#### Task objective:
Please repeat the lines below, exactly and only, from the one that holds "float2 w3[IPT][2];" through the one that holds "const int r2 = (r == 0) ? 0 : NA - r;".

#### Excerpted data:

template <int NA, int NIN, int STEP, bool WINDOW, int FMODE = 0>
__global__ __launch_bounds__(256, CWSLG_SPEC_WAVES) void symbol_spectra_v2_kernel(const SyncWork *__restrict__ works, SyncTables tb, int nbins, int nsteps, int jper)
{
    static_assert(FMODE == 0 || (!WINDOW && NIN == 4 * STEP && STEP == 480), "the fused forms are FT8's");
    constexpr int NZ = NA * 128;
    constexpr int NPACK = NIN / 2;
    constexpr int NGRP = NA * 16;
    constexpr int AMAX = (NPACK + 127) / 128;
    constexpr int NH = NA / 2;
    constexpr int NITEM = (NH + 1) * 64, IPT = (NITEM + 255) / 256;
    static_assert(NGRP <= 256, "geometry");
    __shared__ __attribute__((aligned(16))) float s_pw[NIN + 32];
    __shared__ float2 s_y[NA][SY_PITCH];
    __shared__ float2 s_w128[64];
    constexpr int RING = NPACK + STEP / 2;
    __shared__ unsigned s_ring[FMODE == 2 ? 2 * RING : 1];
    const SyncWork *w = works + blockIdx.y;
    const int j0 = blockIdx.x * jper;
    const int jend = min(j0 + jper, nsteps);
    const int tid_ = threadIdx.x;
    const int b_ = tid_ & 127;
    const float fac = 1.0f / 300.0f;
    const CWSLG_GLOBAL unsigned *d32 = as_global(reinterpret_cast<const unsigned *>(w->frame)) + b_;
    float *const plane = w->spectra;
    const bool fuse = FMODE != 0;
    SpectraFin F{};
    v2f cv = {0.0f, 0.0f};
    unsigned fin_i = ~0u;
    unsigned fin_lim = 0u;
    constexpr int LOOK = 3;
    unsigned ring_rd = 0u, ring_wr = 0u;
    if (fuse) {
        const FinWork &f = w->fin;
        F.frame = as_global(f.frame); F.out = as_global_rw(f.out); F.nv = f.n_valid;
        const unsigned flen = f.frame_len;
        const float peak = __uint_as_float(*as_global(f.peak));
        float factor = 32767.0f / (peak + 1.0f);
        factor = factor * f.scale;
        F.factor = factor;
        if (blockIdx.x == 0 && tid_ == 0) {
            if (f.peak_next) *as_global_rw(f.peak_next) = 0u;
            if (f.factor_out) *as_global_rw(f.factor_out) = factor;
        }
        const unsigned cover = min((unsigned)(STEP * (nsteps - 1) + NIN), flen), tail_end = min(max(f.tail_end, cover), flen);
        if (tail_end > cover) {
            const unsigned per = ((tail_end - cover + gridDim.x - 1) / gridDim.x + 7u) & ~7u;
            spectra_finalize_range(F, min(cover + per * blockIdx.x, tail_end), min(cover + per * (blockIdx.x + 1), tail_end));
        }
        if constexpr (FMODE == 1) {
            F.s_end = min(((unsigned)(STEP * (jend - 1) + NIN) + 63u) & ~63u, flen);
            const unsigned e0 = min(((unsigned)(STEP * (j0 + LOOK - 1) + NIN) + 63u) & ~63u, F.s_end);
            spectra_finalize_range(F, (unsigned)(STEP * j0) & ~63u, e0);
            __builtin_amdgcn_s_waitcnt(0x0F70);
            __syncthreads();
            fin_lim = min(F.nv & ~1u, F.s_end);
            fin_i = e0 + 2u * (unsigned)tid_;
        } else {
            F.s_end = min((unsigned)(STEP * (jend - 1) + NIN), flen);
            fin_lim = min(F.nv & ~1u, F.s_end);
            const unsigned p0 = (unsigned)(STEP / 2) * (unsigned)j0;
            for (unsigned k = (unsigned)tid_; k < (unsigned)NPACK; k += 256u) {
                const unsigned i = 2u * (p0 + k);
                v2f p = {0.0f, 0.0f};
                if (i < fin_lim) p = *reinterpret_cast<const CWSLG_GLOBAL v2f *>(F.frame + i);
                const v2f bi = p * F.factor + 0.5f;
                const unsigned word = __builtin_amdgcn_perm((unsigned)(int)bi.y, (unsigned)(int)bi.x, 0x05040100u);
                if (i < F.s_end) *reinterpret_cast<CWSLG_GLOBAL unsigned *>(F.out + i) = word;
                const unsigned pos = (p0 + k) % (unsigned)RING;
                s_ring[pos] = word; s_ring[pos + RING] = word;
            }
            __syncthreads();
            fin_i = tid_ < STEP / 2 ? (unsigned)(STEP * j0 + NIN) + 2u * (unsigned)tid_ : 0x40000000u;
            ring_rd = (p0 + (unsigned)b_) % (unsigned)RING;
            ring_wr = (p0 + (unsigned)NPACK + (unsigned)tid_) % (unsigned)RING;
        }
        if (fin_i < fin_lim) cv = *reinterpret_cast<const CWSLG_GLOBAL v2f *>(F.frame + fin_i);
    }
    unsigned raw[AMAX];
    if constexpr (FMODE != 2) {
#pragma unroll
        for (int a = 0; a < AMAX; ++a) raw[a] = (128 * a + b_ < NPACK) ? d32[(STEP / 2) * j0 + 128 * a] : 0u;
    } else {
#pragma unroll
        for (int a = 0; a < AMAX; ++a) raw[a] = s_ring[ring_rd + 128 * a];
        ring_rd += (unsigned)(STEP / 2); if (ring_rd >= (unsigned)RING) ring_rd -= (unsigned)RING;
    }
    float2 wn[WINDOW ? AMAX : 1];
    if (WINDOW) {
#pragma unroll
        for (int a = 0; a < AMAX; ++a) {
            const int m = 128 * a + b_;
            wn[WINDOW ? a : 0] = *reinterpret_cast<const float2 *>(tb.win + 2 * ((m < NPACK) ? m : 0));
        }
    }
    Stage1Tw<NA> tw1;
    if (tid_ < 128) stage1_load_tw<0, NA>(tb.w1920, b_, tw1);
    else stage1_load_tw<1, NA>(tb.w1920, b_, tw1);
    const bool sparse = nbins >= NA * 64 && nbins <= NA * 64 + 32 && NH == 7;
    constexpr unsigned PW_DUMMY = 4u * (NIN + 31);
    float2 w3[IPT][2];
#ifndef CWSLG_SPEC_UNHOIST
#define CWSLG_SPEC_UNHOIST 0
#endif
    struct ItemAddr { unsigned au1[IPT], au2[IPT], aw1[IPT], aw2[IPT], ap1[IPT], ap2[IPT], aB[8]; bool iskip[IPT], izero[IPT]; };
    auto item_addr = [&](int tidx, ItemAddr &A, int (&K1o)[IPT], int (&K2o)[IPT]) {
#pragma unroll
    for (int i = 0; i < IPT; ++i) {
        const int it = tidx + 256 * i;
        int r = it >> 6, q = it & 63, kind = 0;
        bool skip = it >= NITEM || (r == 0 && q > 32);
        int Kup = 0;
        if (sparse && i == 0 && r == 0 && q > 32) {
            Kup = NA * 64 - 32 + q;
            const int d = Kup - NA * 64, a = d / NA, rem = d % NA;
            if (rem <= NH) { kind = 2; r = rem; q = a; }
            else { kind = 3; r = NA - rem; q = 63 - a; }
            skip = Kup >= nbins;
        }
        const int r2 = (r == 0) ? 0 : NA - r;
        const int k2 = (r == 0) ? ((64 - q) & 63) : 63 - q;
        A.izero[i] = r == 0 && q == 0 && kind == 0;
        if (sparse && A.izero[i]) kind = 1;
        A.iskip[i] = skip;
        const int rr = skip ? 0 : r, rr2 = skip ? 0 : r2;
        static_assert((SY_PITCH * 8) % 128 == 0, "row pitch");
        A.au1[i] = 8u * (unsigned)(rr * SY_PITCH + sy_col(q));
        A.au2[i] = 8u * (unsigned)(rr2 * SY_PITCH + sy_col(k2));
        A.aw1[i] = 8u * (unsigned)q; A.aw2[i] = 8u * (unsigned)k2;
        int K1 = NA * q + r, K2 = NA * k2 + r2;
        unsigned p1 = 4u * (unsigned)K1, p2 = 4u * (unsigned)K2;
        if (kind == 1) { K2 = NA * 64; p2 = (K2 < nbins) ? 4u * (unsigned)K2 : PW_DUMMY; }
        if (kind >= 2) { K1 = Kup; p1 = 4u * (unsigned)Kup; K2 = nbins; p2 = PW_DUMMY; }
        A.ap1[i] = p1 | ((unsigned)kind << 16); A.ap2[i] = p2;
        K1o[i] = (!skip && K1 < nbins) ? K1 : -1; K2o[i] = (!skip && K2 < nbins) ? K2 : -1;
    }
    {
        const int c = tidx >> 4, g = tidx & 15, blk = g >> 3, r = g & 7;
#pragma unroll
        for (int q = 0; q < 8; ++q) A.aB[q] = 8u * (unsigned)((tidx < NGRP ? c : 0) * SY_PITCH + sy_col(64 * blk + r + 8 * q));
    }
    };
    ItemAddr IA0;
    {
        int K1o[IPT], K2o[IPT];
        item_addr(tid_, IA0, K1o, K2o);
#pragma unroll
        for (int i = 0; i < IPT; ++i) {
            w3[i][0] = K1o[i] >= 0 ? tb.w3840[K1o[i]] : make_float2(0.f, 0.f);
            w3[i][1] = K2o[i] >= 0 ? tb.w3840[K2o[i]] : make_float2(0.f, 0.f);
        }
    }
    const bool wave0_ = __builtin_amdgcn_readfirstlane(tid_ >> 6) == 0;
    if (tid_ >= 64 && tid_ < 128) s_w128[tid_ - 64] = tb.w128[tid_ - 64];
    __builtin_amdgcn_s_waitcnt(0x0F70);

    for (int j = j0; j < jend; ++j) {
    int t = tid_;
    asm volatile("" : "+v"(t));
    const int tid = t, b = t & 127;
    ItemAddr IAj;
    int k1j[IPT], k2j[IPT];
    if (CWSLG_SPEC_UNHOIST) item_addr(tid, IAj, k1j, k2j);
    const ItemAddr &IA = CWSLG_SPEC_UNHOIST ? IAj : IA0;
    char *const sy_bytes = reinterpret_cast<char *>(&s_y[0][0]);
    const char *const w128_bytes = reinterpret_cast<const char *>(&s_w128[0]);
    char *const pw_bytes = reinterpret_cast<char *>(&s_pw[0]);
    PSTAMP(0);
    float2 z[AMAX];
#pragma unroll
    for (int a = 0; a < AMAX; ++a) {
        const bool live = 128 * a + b < NPACK;
        float lo = (float)(short)(raw[a] & 0xFFFFu), hi = (float)(short)(raw[a] >> 16);
        if (NA != 15) { lo = fac * lo; hi = fac * hi; }
        if (WINDOW) { lo = lo * wn[WINDOW ? a : 0].x; hi = hi * wn[WINDOW ? a : 0].y; }
        z[a] = live ? make_float2(lo, hi) : make_float2(0.f, 0.f);
    }
#ifndef CWSLG_SPEC_LOADS_FIRST
#define CWSLG_SPEC_LOADS_FIRST 0
#endif
#ifndef CWSLG_FUSE_STORE_NT
#define CWSLG_FUSE_STORE_NT 0
#endif
    auto store_prev_row = [&]() {
#ifdef CWSLG_SPEC_DIAG_NOSTORE
        if (j > j0 && nbins < 0) {
#else
        if (j > j0) {
#endif
            CWSLG_GLOBAL v4f *out4 = reinterpret_cast<CWSLG_GLOBAL v4f *>(as_global_rw(CWSLG_SPEC_HOISTPTR ? plane : w->spectra) + (size_t)(j - 1) * nbins);
            if (NA == 15) { if (tid >= 128) for (int k4 = tid - 128; 4 * k4 < nbins; k4 += 128) plane_store(out4 + k4, *reinterpret_cast<const v4f *>(s_pw + 4 * k4)); }
            else for (int k4 = tid; 4 * k4 < nbins; k4 += 256) plane_store(out4 + k4, *reinterpret_cast<const v4f *>(s_pw + 4 * k4));
        }
    };
    if (!CWSLG_SPEC_LOADS_FIRST) store_prev_row();
    if (fuse) {
        const v2f sc = cv * F.factor;
        const v2f bi = sc + 0.5f;
        const int q0 = (int)bi.x, q1 = (int)bi.y;
        const unsigned word = __builtin_amdgcn_perm((unsigned)q1, (unsigned)q0, 0x05040100u);
        if (fin_i < F.s_end) {
            if (CWSLG_FUSE_STORE_NT) __builtin_nontemporal_store(word, reinterpret_cast<CWSLG_GLOBAL unsigned *>(F.out + fin_i));
            else *reinterpret_cast<CWSLG_GLOBAL unsigned *>(F.out + fin_i) = word;
            if constexpr (FMODE == 2) { s_ring[ring_wr] = word; s_ring[ring_wr + RING] = word; }
        }
        if constexpr (FMODE == 2) {
            fin_i += (unsigned)STEP;
            ring_wr += (unsigned)(STEP / 2); if (ring_wr >= (unsigned)RING) ring_wr -= (unsigned)RING;
        } else {
            fin_i += 512u;
        }
        cv = v2f{0.0f, 0.0f};
        if (fin_i < fin_lim) cv = *reinterpret_cast<const CWSLG_GLOBAL v2f *>(F.frame + fin_i);
    }
    {
        const int jn = CWSLG_SPEC_TIGHT ? min(j + 1, jend - 1) : j + 1;
        if constexpr (FMODE != 2) {
        if (CWSLG_SPEC_TIGHT || j + 1 < jend)
#pragma unroll
        for (int a = 0; a < AMAX; ++a) raw[a] = (128 * a + b < NPACK) ? d32[(STEP / 2) * jn + 128 * a] : 0u;
        }
    }
    if (CWSLG_SPEC_LOADS_FIRST) store_prev_row();

    if (tid < 128) spectra_stage1_regs<0, NA, AMAX>(z, s_y, tw1, b);
    else spectra_stage1_regs<1, NA, AMAX>(z, s_y, tw1, b);
    PSTAMP(1);
    lds_barrier();
    PSTAMP(2);
    if constexpr (FMODE == 2) {
#pragma unroll
        for (int a = 0; a < AMAX; ++a) raw[a] = s_ring[ring_rd + 128 * a];
        ring_rd += (unsigned)(STEP / 2); if (ring_rd >= (unsigned)RING) ring_rd -= (unsigned)RING;
    }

#### Written solution:
    float2 w3[IPT][2];
#ifndef CWSLG_SPEC_UNHOIST
#define CWSLG_SPEC_UNHOIST 0
#endif
    struct ItemAddr { unsigned au1[IPT], au2[IPT], aw1[IPT], aw2[IPT], ap1[IPT], ap2[IPT], aB[8]; bool iskip[IPT], izero[IPT]; };
    auto item_addr = [&](int tidx, ItemAddr &A, int (&K1o)[IPT], int (&K2o)[IPT]) {
#pragma unroll
    for (int i = 0; i < IPT; ++i) {
        const int it = tidx + 256 * i;
        int r = it >> 6, q = it & 63, kind = 0;
        bool skip = it >= NITEM || (r == 0 && q > 32);
        int Kup = 0;
        if (sparse && i == 0 && r == 0 && q > 32) {
            Kup = NA * 64 - 32 + q;
            const int d = Kup - NA * 64, a = d / NA, rem = d % NA;
            if (rem <= NH) { kind = 2; r = rem; q = a; }
            else { kind = 3; r = NA - rem; q = 63 - a; }
            skip = Kup >= nbins;
        }
        const int r2 = (r == 0) ? 0 : NA - r;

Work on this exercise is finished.